• GIVEN DATA
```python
def _fused_apply(param, dy, x, want_bias, mma):
    _, opt_ref, gi = _FUSED_UPDATE[param.data_ptr()]
    opt = opt_ref()
    return opt._fused_update(opt.param_groups[gi], param, dy, x, want_bias, mma)


def latent_linear(x: torch.Tensor, weight: torch.Tensor, bias) -> torch.Tensor:
    if x.dim() != 2:
        raise RuntimeError("latent_linear expects a 2-D input, got %s" % (tuple(x.shape),))
    return _LatentLinear.apply(x, weight, bias)


class _LatentLinearBF16(torch.autograd.Function):

    @staticmethod
    def forward(ctx, x, weight, bias, out_dtype):
        from . import shadow
        x = x.contiguous()
        w16 = shadow.get(weight)
        ctx.save_for_backward(x, weight)
        ctx.has_bias = bias is not None
        return ops.linear_fwd_bf16(x, w16, bias, out_dtype)

    @staticmethod
    def backward(ctx, dy):
        from . import shadow
        x, weight = ctx.saved_tensors
        dy = dy.contiguous()
        dx = ops.linear_bwd_data_bf16(dy, shadow.get(weight), x.dtype) if ctx.needs_input_grad[0] else None
        dW = db = None
        if ctx.needs_input_grad[1] or (ctx.has_bias and ctx.needs_input_grad[2]):
            want_bias = ctx.has_bias and ctx.needs_input_grad[2]
            param = _fused_param(weight, dy, x) if ctx.needs_input_grad[1] else None
            if param is not None:
                db = _fused_apply(param, dy, x, want_bias, None)
            else:
                dW, db = ops.linear_bwd_wgt_bf16(dy, x, want_bias=want_bias)
        return dx, dW, db, None


def latent_linear_bf16(x: torch.Tensor, weight: torch.Tensor, bias, out_dtype) -> torch.Tensor:
    if x.dim() != 2:
        raise RuntimeError("latent_linear_bf16 expects a 2-D input, got %s" % (tuple(x.shape),))
    return _LatentLinearBF16.apply(x, weight, bias, out_dtype)


class _GroupedLinear(torch.autograd.Function):

    @staticmethod
    def forward(ctx, x, x_off, y_cols, y_off, G, *params):
        weights, biases = list(params[:G]), list(params[G:])
        x = x.contiguous()
        weights_c = [w.contiguous() for w in weights]
        ctx.save_for_backward(x, *weights_c)
        ctx.meta = (tuple(x_off), y_cols, tuple(y_off), G, [b is not None for b in biases])
        return ops.grouped_linear_fwd(x, x_off, weights_c, biases if any(b is not None for b in biases) else None, y_cols, y_off)

    @staticmethod
    def backward(ctx, dy):
        x, *weights = ctx.saved_tensors
        x_off, y_cols, y_off, G, has_bias = ctx.meta
        dy = dy.contiguous()
        dx = ops.grouped_linear_bwd_data(dy, y_off, weights, x.shape[1], x_off) if ctx.needs_input_grad[0] else None
# ... 20 lines not shown
```
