## Ping-pong forward phase LDS regions and stage non-overlapping next-phase chunks early

Forward stack phases now alternate between the low and high ends of a fixed 160 KiB LDS allocation. The part of the next phase's staging that does not overlap the current phase's LDS region is loaded directly into LDS with global_load_lds, issued at the tail. Only the overlapping remainder goes through the register prefetch and commit after the barrier, which cuts register-held chunks and shortens the tail. In exchange, each workgroup uses much more LDS, which can lower occupancy. The plan also carries cut metadata that adds some per-phase address arithmetic.

After: 3.513 million DAGs/s (median of 6 runs). No clear change (+0.5%).

```diff
diff --git a/dags_vae_search_amd/csrc/dvs_stage.h b/dags_vae_search_amd/csrc/dvs_stage.h
--- a/dags_vae_search_amd/csrc/dvs_stage.h
+++ b/dags_vae_search_amd/csrc/dvs_stage.h
@@ -7,13 +7,20 @@
     int dst16;
     int n16;
     const float* vsrc[DVS_PLAN_VECS];
-    unsigned short vdst[DVS_PLAN_VECS];
-    unsigned short vbase[DVS_PLAN_VECS];
-    unsigned short vlen[DVS_PLAN_VECS];
+    union {
+        struct {
+            unsigned short vdst[DVS_PLAN_VECS];
+            unsigned short vbase[DVS_PLAN_VECS];
+            unsigned short vlen[DVS_PLAN_VECS];
+        };
+        unsigned vwords[3 * DVS_PLAN_VECS / 2];
+    };
     int vperm;
     int nvec;
     int zero_int;
     int phase;
+    int org16;
+    int early;
     const float* cold[2];
     int cold_tiles;
 };
@@ -68,6 +75,7 @@
         p.vlen[i] = 0;
     }
     p.phase = 0;
+    p.org16 = p.early = 0;
     p.nvec = 0;
     p.vperm = 0;
     p.zero_int = -1;
@@ -100,8 +108,32 @@
     }
 }
 
+DVS_HD inline void dvs_plan_shift(DvsStagePlan& p, int org) {
+    p.org16 = org >> 4;
+    p.dst16 += org >> 4;
+    for (int i = 0; i < DVS_PLAN_VECS; ++i) p.vdst[i] = (unsigned short)(p.vdst[i] + (org >> 2));
+    if (p.zero_int >= 0) p.zero_int += org >> 2;
+}
+struct DvsCut {
+    int e0, e1;
+};
+constexpr DvsCut dvs_cut(int dst, int nwc, int lo, int hi) {
+    int below = dst >= lo ? 0 : (lo - dst) >> 10;
+    int above = hi <= dst ? 0 : (hi - dst + 1023) >> 10;
+    below = below > nwc ? nwc : below;
+    above = above > nwc ? nwc : above;
+    return below >= nwc - above ? DvsCut{0, below} : DvsCut{above, nwc};
+}
+constexpr bool dvs_cut_ok(int dst, int nwc, int e0, int e1, int lo, int hi, int lds_bytes) {
+    if (e0 < 0 || e0 > e1 || e1 > nwc) return false;
+    if (e0 == e1) return true;
+    if (e0 != 0 && e1 != nwc) return false;
+    const int s = dst + (e0 << 10), t = dst + (e1 << 10);
+    return s >= 0 && t <= lds_bytes && (t <= lo || s >= hi);
+}
+
 constexpr int DVS_PF_THREADS = 256;
-constexpr int DVS_PF_BWD = 9, DVS_PF_FWD = 14, DVS_PF_BWD_TAIL = 18, DVS_PF_FWD_TAIL = 27;
+constexpr int DVS_PF_BWD = 9, DVS_PF_FWD = 14, DVS_PF_FWD_NARROW = 27, DVS_PF_BWD_TAIL = 18, DVS_PF_FWD_TAIL = 15;
 template <int NCH>
 struct DvsPrefetch {
     f4 v[NCH];
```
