+__global__ __launch_bounds__(256) void adpm2_end_kernel(const float* __restrict__ x, const float* __restrict__ x_mid,
+                                                        const float* __restrict__ pred, const float* __restrict__ pm, float w_pm,
+                                                        float w_pred, float c_skip, float c_out, float a_mid, float a_den,
+                                                        const float* __restrict__ eps, float s_up, float c_in,
+                                                        float* __restrict__ x_next, float* __restrict__ x_in,
+                                                        float* __restrict__ tap, float* __restrict__ out, int64_t n) {
+  const int64_t i = (int64_t)blockIdx.x * 256 + threadIdx.x;
+  if (i >= n) return;
+  const float p = adpm2_pred(pred, pm, w_pm, w_pred, i);
+  float den = c_skip * x_mid[i];
+  den += c_out * p;
+  float d = a_mid * x_mid[i];
+  d += a_den * den;
+  float v = 1.0f * x[i];
+  v += 1.0f * d;
+  v += s_up * eps[i];
+  x_next[i] = v;
+  if (tap) tap[i] = 1.0f * v;
+  if (out) out[i] = 1.0f * v;
+  if (x_in) x_in[i] = c_in * v;
+}
+
+}
+
+extern "C" int st2_adpm2_mid(const float* x, const float* pred, const float* pm, float w_pm, float w_pred, float c_skip, float c_out,
+                             float a_x, float a_den, float c_in, float* x_mid, float* x_in, int64_t n, void* stream) {
+  ST2_REQUIRE(x && pred && x_mid && x_in && n > 0, "st2_adpm2_mid: x / pred / x_mid / x_in is NULL, or n=%lld", (long long)n);
+  ST2_REQUIRE(x_mid != x && x_in != x && x_in != x_mid, "st2_adpm2_mid: the outputs must be buffers of their own");
+  hipLaunchKernelGGL(adpm2_mid_kernel, dim3(st2_cdiv(n, 256)), dim3(256), 0, reinterpret_cast<hipStream_t>(stream), x, pred, pm, w_pm,
+                     w_pred, c_skip, c_out, a_x, a_den, c_in, x_mid, x_in, n);
+  ST2_CHECK_LAUNCH("st2_adpm2_mid");
+  return 0;
+}
+
+extern "C" int st2_adpm2_end(const float* x, const float* x_mid, const float* pred, const float* pm, float w_pm, float w_pred,
+                             float c_skip, float c_out, float a_mid, float a_den, const float* eps, float s_up, float c_in,
+                             float* x_next, float* x_in, float* tap, float* out, int64_t n, void* stream) {
+  ST2_REQUIRE(x && x_mid && pred && eps && x_next && n > 0, "st2_adpm2_end: x / x_mid / pred / eps / x_next is NULL, or n=%lld",
+              (long long)n);
+  ST2_REQUIRE(x_next != x && x_next != x_mid && x_in != x && x_in != x_mid, "st2_adpm2_end: the outputs must be buffers of their own");
+  hipLaunchKernelGGL(adpm2_end_kernel, dim3(st2_cdiv(n, 256)), dim3(256), 0, reinterpret_cast<hipStream_t>(stream), x, x_mid, pred, pm,
+                     w_pm, w_pred, c_skip, c_out, a_mid, a_den, eps, s_up, c_in, x_next, x_in, tap, out, n);
+  ST2_CHECK_LAUNCH("st2_adpm2_end");
+  return 0;
 }
 
 extern "C" int st2_embed_tokens(const int64_t* tokens, int32_t B, int32_t N, const float* table, int32_t V, int32_t E,
diff --git a/styletts2_amd/csrc/st2_norm.hip b/styletts2_amd/csrc/st2_norm.hip
--- a/styletts2_amd/csrc/st2_norm.hip
+++ b/styletts2_amd/csrc/st2_norm.hip
@@ -83,21 +83,17 @@
 }
 
 constexpr int CW = 16;
-__global__ __launch_bounds__(64 * CW) void colnorm_stats_kernel(const float* __restrict__ x, int64_t x_bs, int x_cs,
-                                                                int C, int L, float eps, float* __restrict__ stats) {
-  __shared__ double red[2][CW][64];
-  const int lane = threadIdx.x & 63;
-  const int w = threadIdx.x >> 6;
-  const int l = blockIdx.x * 64 + lane;
-  const int b = blockIdx.y;
-  const bool live = l < L;
-  const float* xb = x + (int64_t)b * x_bs + (live ? l : 0);
+template <int TL, class Load>
+__device__ __forceinline__ void colnorm_reduce(Load load, int C, float eps, bool live, float* __restrict__ o) {
+  __shared__ double red[2][CW][TL];
+  const int lane = threadIdx.x % TL;
+  const int w = threadIdx.x / TL;
   double s = 0.0, ss = 0.0;
   int c = w;
   for (; c + 7 * CW < C; c += 8 * CW) {
     float v[8];
 #pragma unroll
-    for (int u = 0; u < 8; ++u) v[u] = xb[(int64_t)(c + u * CW) * x_cs];
+    for (int u = 0; u < 8; ++u) v[u] = load(c + u * CW);
 #pragma unroll
     for (int u = 0; u < 8; ++u) {
       const double dv = (double)v[u];
@@ -106,7 +102,7 @@
     }
   }
   for (; c < C; c += CW) {
-    const double dv = (double)xb[(int64_t)c * x_cs];
+    const double dv = (double)load(c);
     s += dv;
     ss += dv * dv;
   }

• THE PROBLEM
Copy out, word for word, the part of the entries above that begins at the line with "TL, class Load>" and ends at the line with "for (; c < C;", including both.

• SOLUTION TO THIS PROBLEM
+template <int TL, class Load>
+__device__ __forceinline__ void colnorm_reduce(Load load, int C, float eps, bool live, float* __restrict__ o) {
+  __shared__ double red[2][CW][TL];
+  const int lane = threadIdx.x % TL;
+  const int w = threadIdx.x / TL;
   double s = 0.0, ss = 0.0;
   int c = w;
   for (; c + 7 * CW < C; c += 8 * CW) {
     float v[8];
 #pragma unroll
-    for (int u = 0; u < 8; ++u) v[u] = xb[(int64_t)(c + u * CW) * x_cs];
+    for (int u = 0; u < 8; ++u) v[u] = load(c + u * CW);
 #pragma unroll
     for (int u = 0; u < 8; ++u) {
       const double dv = (double)v[u];
@@ -106,7 +102,7 @@
     }
   }
   for (; c < C; c += CW) {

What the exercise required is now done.